Because we can't effectively work backward from the output to the input, we can save a copy of the output and use it later. If we do this for a file instead of a string, we can check to see if the contents have changed at all:
% echo helloworld > message.txt % shasum -a 256 message.txt 8cd07f3a5ff98f2a78cfc366c13fb123eb8d29c1ca37c79df190425d5b9e424d message.txt % echo Helloworld > message.txt % shasum -a 256 message.txt 733b8d6bf076298654e1aa28d26a47f43f1cc0958476e19fc09444da2e7884de message.txt
We can take advantage of this method to see if the contents of a file have changed, such as a copy of a contract or an important piece of source code. Because the SHA family of ciphers (along with some others) are designed to be fast, they are ideal for validating integrity of files to see if they've been tampered with or possibly corrupted accidentally, such as over an unreliable network connection.
You might even think to use SHA-256 for password hashing in a database. The problem is that because it's so fast, it won't do much to slow down an attacker getting plaintext passwords. Anyone with a copy of the database could precompute the hash values, making it possible to suss out every row with a password of
hello123 in a matter of microseconds.
To help combat this, using a slower algorithm or key derivation function designed for password-hashing can help stymie these sort of attacks without inconveniencing legitimate users. In its simplest form, these processes simply makes hashing take orders of magnitude longer. This makes precomputing much more expensive in terms of time.
What if we could also make it possible for multiple rows to have the same password without their hashes being the same? Enter salting.
A salt is a piece of randomly-generated data that is prepended or appended as part of the cryptographic hashing process, then stored with the password. It's not secret, not at all, and its primary purpose is to make it impossible to precompute hashes. Combined with a slower hashing function and a hacker who wants to break an entire database of passwords is going to have to go one row at a time, potentially very slowly. Let's suppose that your salt is two bytes long:
% echo -n '2sHELLO, WORLD!' | shasum -a 256 da1c8986242f128d2dea484483446b90dfa3a35b613121ca1de76eff68380907 - % echo -n 'xfHELLO, WORLD!' | shasum -a 256 563f022aee539a070ebec1b1afd4c4e6aaab141ecff2c1886c4982cd084f9bc8 -
We prepend the two bytes to our original string
HELLO, WORLD! and take advantage of how drastically the input changes. The only catch is that when we store the hash, we need to be sure to store the salt as well!

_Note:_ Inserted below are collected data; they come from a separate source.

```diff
@@ -1984,9 +2042,9 @@
     if ((R & (R - 1)) || R > 64) { c->err = "link_run is not a power of two up to 64"; return -1; }
     auto prev_links = [&](uint32_t s0, uint32_t s1) {
       if (R > 1) hipLaunchKernelGGL(k_prev_links<true>, dim3((s1 - s0 + R - 1) / R), dim3(1024), PL_LDS_RUNS, st, W.in, L, cfg.chain, cfg.chain >> 2, lv,
-                                    W.S3, W.T3, W.bsc3, dpl, rpt, (unsigned long long *)W.dbg, W.segmax, W.heavy, s0, R, s1);
+                                    W.S3, W.T3, W.bsc3, dpl, rpt, (unsigned long long *)W.dbg, W.segmax, W.heavy, s0, R, s1, lazy3);
       else hipLaunchKernelGGL(k_prev_links<false>, dim3(s1 - s0), dim3(1024), PL_LDS, st, W.in, L, cfg.chain, cfg.chain >> 2, lv,
-                              W.S3, W.T3, W.bsc3, dpl, rpt, (unsigned long long *)W.dbg, W.segmax, W.heavy, s0, 1u, s1);
+                              W.S3, W.T3, W.bsc3, dpl, rpt, (unsigned long long *)W.dbg, W.segmax, W.heavy, s0, 1u, s1, lazy3);
     };
     auto cross_links = [&](uint32_t from, uint32_t to) {
       const uint32_t first = (from + R - 1) / R * R;
@@ -2030,7 +2088,7 @@
         if (s0 == 0) hipStreamWaitEvent(st, c->ev_dlim, 0);
 #endif
         if (slow) cross_links_upto(s1);
-        hipLaunchKernelGGL(k_bucket_limits, dim3(s1 - s0), dim3(256), 0, st, L, cfg.chain, cfg.chain >> 2, W.S3, W.bsc3, W.dlim, W.dlim_bits, W.segmax, W.heavy, s0);
+        hipLaunchKernelGGL(k_bucket_limits, dim3(s1 - s0), dim3(256), 0, st, L, cfg.chain, cfg.chain >> 2, W.S3, W.bsc3, W.dlim, W.dlim_bits, W.segmax, W.heavy, s0, lazy3 ? W.in : nullptr, W.dplane[0], W.dplane[1]);
         s0 = s1;
       }
       if (int rn = job.need(n)) return rn;
@@ -2051,7 +2109,7 @@
         cross_links(1, nseg);
         cross_dist();
       }
-      hipLaunchKernelGGL(k_bucket_limits, dim3(nseg), dim3(256), 0, st, L, cfg.chain, cfg.chain >> 2, W.S3, W.bsc3, W.dlim, W.dlim_bits, W.segmax, W.heavy, 0u);
+      hipLaunchKernelGGL(k_bucket_limits, dim3(nseg), dim3(256), 0, st, L, cfg.chain, cfg.chain >> 2, W.S3, W.bsc3, W.dlim, W.dlim_bits, W.segmax, W.heavy, 0u, lazy3 ? W.in : nullptr, W.dplane[0], W.dplane[1]);
     }
   }
 #ifdef ZADA_CD_STATS
```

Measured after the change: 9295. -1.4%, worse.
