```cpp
template <int N, int FORM, bool PERN>
__device__ __forceinline__ void decide(const CommitK &a, uint64_t g, uint64_t (&m)[N], int n,
                                       uint64_t cin, uint64_t last, uint64_t aux,
                                       uint64_t &cout, bool &chg, bool &fb) {
    cout = cin;
    chg = false;
    fb = false;
    if constexpr (PERN) {
        if (n < 1 || n > N) {
            fb = true;
            return;
        }
#pragma unroll
        for (int s = 0; s < N; ++s) m[s] = (s < n) ? m[s] : 0;
    }
    uint64_t q;
    if constexpr (PERN) {
        q = quorum_match_pern<N>(m, n);
    } else {
        q = quorum_match_uniform<N>(m);
    }
    if constexpr (FORM == HQ_FORM_TERM_START) {
        chg = (q > cin) & (q >= aux) & (q <= last);
    } else if constexpr (FORM == HQ_FORM_TERM_MASK) {
        fb = (cin > last) || (last - cin > a.R);
        chg = !fb && q > cin && q <= last && ((aux >> (q & (uint64_t)(a.R - 1))) & 1);
    } else if constexpr (FORM == HQ_FORM_TERM_RING32) {
        fb = (aux == 0) | (aux >= 0xFFFFFFFFull) | (cin > last) || (last - cin > a.R);
        if (!fb && q > cin && q <= last) {
            const uint32_t lterm = static_cast<const uint32_t *>(a.ring)[g * a.R + (q & (uint64_t)(a.R - 1))];
            chg = lterm == (uint32_t)aux;
        }
    } else {
        fb = (aux == 0) | (cin > last) || (last - cin > a.R);
        if (!fb && q > cin && q <= last) {
            const uint64_t lterm = static_cast<const uint64_t *>(a.ring)[g * a.R + (q & (uint64_t)(a.R - 1))];
            chg = lterm == aux;
        }
    }
    cout = chg ? q : cin;
}

#ifndef HQ_TILE_SCHED_BARRIER
#define HQ_TILE_SCHED_BARRIER 1
#endif

template <bool WT>
__device__ __forceinline__ void st8(uint64_t *p, uint64_t v) {
    if constexpr (WT) __hip_atomic_store(p, v, __ATOMIC_RELAXED, __HIP_MEMORY_SCOPE_AGENT);
    else *p = v;
}

template <class T>
__device__ __forceinline__ T *byte_off(T *p, uint32_t off) {
    return reinterpret_cast<T *>(reinterpret_cast<
        typename std::conditional<std::is_const<T>::value, const char, char>::type *>(p) + off);
}

template <int N, int FORM, bool PERN, int LEAD, bool INPLACE, bool WT = false, bool SOFF = false>
__device__ __forceinline__ void commit_tile(const CommitK &a, uint64_t wbase, uint64_t lane) {
    constexpr uint64_t T = HQ_TILE_GROUPS, H = T / 2;
    constexpr int NR = N - LEAD;
    const uint64_t *t = a.match + (wbase / T) * a.stride + lane * 2;
    const uint64_t ga = wbase + lane, gb = ga + H;
    bool ca = false, cb = false, fa = false, fb = false;
    if (wbase + T <= a.G) {
        const uint64_t *tb = a.match + (wbase / T) * a.stride;
        const uint32_t lo = (uint32_t)lane * 16u;
        auto row = [&](int r) -> const uint64_t * {
            if constexpr (SOFF) return byte_off(tb + r * T, lo);
            return t + r * T;
        };
        uint64_t m0[N], m1[N];
#pragma unroll
        for (int s = LEAD; s < N; ++s) {
            const u64x2 v = ld_stream2(row(s - LEAD));
            m0[s] = v.x;
            m1[s] = v.y;
        }
        const u64x2 ci = ld_stream2(row(NR)), la = ld_stream2(row(NR + 1));
        if constexpr (LEAD) {
            m0[0] = la.x;
            m1[0] = la.y;
        }
        u64x2 ax;
        if constexpr (FORM == HQ_FORM_TERM_MASK) {
            const uint32_t *mp =
                SOFF ? byte_off(reinterpret_cast<const uint32_t *>(tb + (NR + 2) * T), lo / 4)
                     : reinterpret_cast<const uint32_t *>(
                           reinterpret_cast<const uint16_t *>(t - lane * 2 + (NR + 2) * T) + lane * 2);
            const uint32_t mm = __builtin_nontemporal_load(mp);
            ax = (u64x2){mm & 0xFFFFu, mm >> 16};
        } else {
            ax = ld_stream2(row(NR + 2));
        }
#if HQ_TILE_SCHED_BARRIER
        if constexpr (N <= 5) __builtin_amdgcn_sched_barrier(0);
#endif
        const int na = PERN ? (int)a.nv[ga] : N, nb = PERN ? (int)a.nv[gb] : N;
        uint64_t coa, cob;
#ifdef HQ_TILE_COPY
        coa = ci.x ^ la.x ^ ax.x;
        cob = ci.y ^ la.y ^ ax.y;
#pragma unroll
        for (int s = LEAD; s < N; ++s) {
            coa ^= m0[s];
            cob ^= m1[s];
        }
        ca = coa & 1;
        cb = cob & 1;
        (void)na;
        (void)nb;
#else
        decide<N, FORM, PERN>(a, ga, m0, na, ci.x, la.x, ax.x, coa, ca, fa);
        decide<N, FORM, PERN>(a, gb, m1, nb, ci.y, la.y, ax.y, cob, cb, fb);
#endif
        if constexpr (INPLACE) {
            uint64_t *cr = const_cast<uint64_t *>(row(NR));
            if constexpr (WT) {
                st8<true>(cr, coa);
                st8<true>(cr + 1, cob);
            } else {
                st_stream2(cr, (u64x2){coa, cob});
            }
        } else if constexpr (SOFF) {
            uint64_t *cb0 = a.cout + wbase;
            st8<WT>(byte_off(cb0, lo / 2), coa);
            st8<WT>(byte_off(cb0 + H, lo / 2), cob);
        } else {
            st8<WT>(a.cout + ga, coa);
            st8<WT>(a.cout + gb, cob);
        }
    } else {
        auto single = [&](int j, bool &c, bool &f) {
            const uint64_t g = ga + H * j;
            uint64_t m[N];
            const uint64_t last = t[(NR + 1) * T + j];
#pragma unroll
            for (int s = LEAD; s < N; ++s) m[s] = t[(s - LEAD) * T + j];
            if constexpr (LEAD) m[0] = last;
            const uint64_t ax =
                FORM == HQ_FORM_TERM_MASK
                    ? (uint64_t)reinterpret_cast<const uint16_t *>(t - lane * 2 + (NR + 2) * T)[lane * 2 + j]
                    : t[(NR + 2) * T + j];
            uint64_t co;
            decide<N, FORM, PERN>(a, g, m, PERN ? (int)a.nv[g] : N, t[NR * T + j], last, ax,
                                  co, c, f);
            if constexpr (INPLACE) st8<WT>(const_cast<uint64_t *>(t) + NR * T + j, co);
            else st8<WT>(a.cout + g, co);
        };
        if (ga < a.G) single(0, ca, fa);
        if (gb < a.G) single(1, cb, fb);
    }
    const uint64_t ba = __ballot(ca), bb = __ballot(cb);
    const uint64_t xa = __ballot(fa), xb = __ballot(fb);
    const uint64_t w = (wbase >> 6) + lane;
    if (lane < 2 && w < ((a.G + 63) >> 6)) {
        if (a.changed) st8<WT>(a.changed + w, lane ? bb : ba);
        if (a.fallback) st8<WT>(a.fallback + w, lane ? xb : xa);
    }
}

}
```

It's now 2020. Maybe there's an even better option: Single Sign-On, or SSO. This allows a service to not store any password data at all, instead relying on some sort of outside authority such as Google, GitHub, or a directory service to deal with password security. Then when you try to sign into the service, you can choose the option to sign in with an external account. For instance, many GitHub integrations give you the option of signing in with GitHub: when you try to sign in, you will be taken to the GitHub login page. Once you login is complete, you'll return to the integration page. They never get a copy of your password.
Although we provide both password-based and SSO authentication for our customers, FloQast strongly encourages everyone to make use of their own organization's directory system. This makes onboarding faster, encourages self-service, and reduces the number of passwords that people have to create. Better security for everyone!